Pencurian tersebut dilakukan di Kantor Pengadilan Agama (PA) Kelas 1 B Blora, Jalan Raya Blora Cepu KM 03, Selasa, (18/06/2019) silam.

Kasat Reskrim Polres Blora AKP Herri Dwi Utomo mengungkapkan, pelaku ditangkap di wilayah Kendal dan Blora.

“Mendapat laporan tersebut, langsung kami lakukan penyelidikan, dan tersangka berhasil kita amankan, berikut barang buktinya,” ujar Kasat Reskrim.
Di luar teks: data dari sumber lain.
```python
_c = ctypes
_vp, _i32, _i64, _int = _c.c_void_p, _c.c_int32, _c.c_int64, _c.c_int
_u64 = _c.c_uint64
# ... 51 lines not shown
    'wb2_program_create': (_int, [_c.POINTER(_vp)]),
    'wb2_program_destroy': (_int, [_vp]),
    'wb2_program_add_launch': (_int, [
        _vp, _c.POINTER(PlanTables), _int, _int, _int, _i32, _i64, _i64, _vp,
        _vp, _vp, _vp, _i64, _int]),
    'wb2_program_add_ens_launch': (_int, [
        _vp, _c.POINTER(PlanTables), _int, _int, _i32, _i64, _i64, _vp, _vp,
        _vp, _i64]),
    'wb2_program_add_gather': (_int, [_vp, _i32, _i64, _i64, _i32, _i64, _i32,
                                      _vp, _vp]),
    'wb2_program_add_sink': (_int, [_vp, _vp, _vp, _i64, _i64, _int, _vp, _vp,
                                    _i64]),
    'wb2_program_finalize': (_int, [_vp, _vp, _i32, _i32]),
    'wb2_program_replay': (_int, [_vp, _vp, _i32, _vp, _i32, _vp, _vp, _i32,
                                  _vp]),
    'wb2_program_stats': (_int, [_vp, _c.POINTER(_c.c_double),
                                 _c.POINTER(_i64)]),
    'wb2_energy_layout': (_int, [_i32, _int, _int, _c.POINTER(_i32),
                                 _c.POINTER(_i32), _c.POINTER(_i32)]),
    'wb2_energy_score': (_int, [
        _int, _int, _vp, _vp, _vp, _vp, _i32, _i64, _i64,
        _c.POINTER(PlanTables), _vp, _vp, _vp, _vp]),
    'wb2_time_accumulate': (_int, [_vp, _i64, _i64, _i64, _int, _vp, _vp,
                                   _vp]),
    'wb2_time_accumulate_scatter': (_int, [_int, _vp, _i64, _i64, _i64, _int,
                                           _vp, _vp, _vp, _vp]),
    'wb2_time_accumulate_runs': (_int, [_int, _vp, _i64, _i64, _i64, _int,
                                        _vp, _i64, _vp, _vp, _vp]),
    'wb2_ens_partials': (_int, [
        _int, _int, _vp, _vp, _vp, _vp, _i32, _i64, _i64, _i32, _i32, _vp, _vp,
# ... 202 lines not shown
```

weatherbench2_amd/csrc/program.cpp:

```cpp
#include "common.hpp"
#include "reduce_common.hpp"
#include "trace.hpp"
#include "wb2hip.h"

#include <chrono>
#include <cstring>
#include <memory>
#include <vector>

namespace wb2 {
namespace {

constexpr int kRing = 4;
constexpr int kSide = 2;

struct Gather {
  int input;
  long long first, count;
  int source;
  long long step_bytes;
  int value_offset;
  std::vector<int> cell;
  std::vector<long long> base;
};

struct Launch {
  wb2_plan_tables plan;
  int mode, dtype, skipna, n_in, side;
  bool ensemble = false;
  int n_member = 0;
  long long member_stride = 0;
  long long n_outer, n_pair;
  std::vector<int> slot;
  std::vector<long long> rel;
  std::vector<Gather> gathers;
  double* partials;
  double* wind_partials;
  long long arena_offset;
  long long table_offset;
};

struct Sink {
  const int32_t* src;
  const uint8_t* round32;
  long long n_out, n_time;
  int skipna;
  const int32_t* sel;
  const int64_t* rsz8;
};

struct Program {
  std::vector<Launch> launches;
  std::vector<Sink> sinks;
  double* arena = nullptr;
  long long table_len = 0;
  long long max_rows = 0;
  int n_ptrs = 0, n_values = 0;
  bool finalized = false;
  void* pinned[kRing] = {};
  void* device[kRing] = {};
  hipEvent_t copied[kRing] = {};
  hipEvent_t done[kRing] = {};
  bool busy[kRing] = {};
  int next = 0;
  hipStream_t copy_stream = nullptr;
  hipStream_t side[kSide] = {};
  hipEvent_t fork = nullptr, join[kSide] = {};
  bool any_side = false;
  double spent[5] = {};
  long long replays = 0;
};

inline double now_s() {
  return std::chrono::duration<double>(
             std::chrono::steady_clock::now().time_since_epoch())
      .count();
}

int release(Program* p) {
  for (int i = 0; i < kRing; ++i) {
    if (p->busy[i]) (void)hipEventSynchronize(p->done[i]);
    if (p->copied[i]) (void)hipEventDestroy(p->copied[i]);
    if (p->done[i]) (void)hipEventDestroy(p->done[i]);
    if (p->pinned[i]) (void)hipHostFree(p->pinned[i]);
    if (p->device[i]) (void)hipFree(p->device[i]);
  }
  for (int i = 0; i < kSide; ++i) {
    if (p->side[i]) {
      (void)hipStreamSynchronize(p->side[i]);
      (void)hipStreamDestroy(p->side[i]);
    }
    if (p->join[i]) (void)hipEventDestroy(p->join[i]);
  }
  if (p->fork) (void)hipEventDestroy(p->fork);
  if (p->copy_stream) (void)hipStreamDestroy(p->copy_stream);
  delete p;
  return 0;
}

}
}

extern "C" {

int wb2_program_create(void** program) {
  WB2_TRACE();
  using namespace wb2;
  WB2_REQUIRE(program != nullptr, "null pointer argument");
  *program = new Program();
// ... 27 lines not shown
  Launch la{};
  la.plan = *plan;
  la.mode = mode;
  la.dtype = dtype;
  la.skipna = skipna;
  la.n_in = n_in;
  la.side = side_stream != 0;
  la.n_outer = n_outer;
  la.n_pair = n_pair;
  const size_t n = (size_t)n_in * (size_t)n_outer;
  la.slot.assign(slot, slot + n);
  la.rel.assign(reinterpret_cast<const long long*>(rel),
                reinterpret_cast<const long long*>(rel) + n);
  for (size_t i = 0; i < n; ++i)
    WB2_REQUIRE(la.slot[i] >= 0, "negative pointer slot");
  la.partials = partials;
  la.wind_partials = wind_partials;
  la.arena_offset = arena_offset;
  la.table_offset = p->table_len;
  p->table_len += (long long)n;
  p->any_side = p->any_side || la.side;
  p->launches.push_back(std::move(la));
  return 0;
}
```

Jumat, (10/01/2020).

Dalem penangkapan tersebut petugas juga mengamankan barang bukti berupa dua buah akta cerai yang telah digunakan. Satu buah stempel Pengadilan Agama, serta satu buah hape merk Nokia warna biru kombinasi hitam.

Kasat Reskrim menceritakan, pelaku mencuri blangko akta cerai dan akta cerai dengan cara menggunakan kunci duplikat. Pelaku bisa membuat kunci duplikat lantaran salah satu pelaku adalah karyawan honorer di PA tersebut.

“Pelaku ASB ini adalah mantan karyawan honorer di Pengadilan Agama, sehingga bisa mendapatkan kunci untuk diduplikatkan,”jelas Kasat Reskrim.

Akibat peristiwa tersebut Pengadilan Agama mengalami kerugian lima belas juta rupiah. Akte yang hilang sejumlah 150 lembar akte kosong dan 17 lembar akta cerai milik penggugat dan tergugat.

Dokumen yang berhasil dicuri pelaku adalah tiga bendel blangko akta cerai, yang terdiri dari satu bendel 13 dengan seri K no.36351-36400, satu bendel 31 dengan seri K no.37251-37300, satu bendel 32 dengan seri K no.37201-37350 dan tujuh belas lembar akta cerai.

Dari pengakuannya tersangka, blangko cerai tersebut dijual kepada masyarakat yang ingin mengurus proses perceraian tanpa mengikuti sidang.

Pelaku menjual satu akta cerai seharga Rp 2 juta hingga Rp 2,5 juta. Hingga ditangkap petugas, tersangka telah berhasil menjual delapan akta cerai tersebut.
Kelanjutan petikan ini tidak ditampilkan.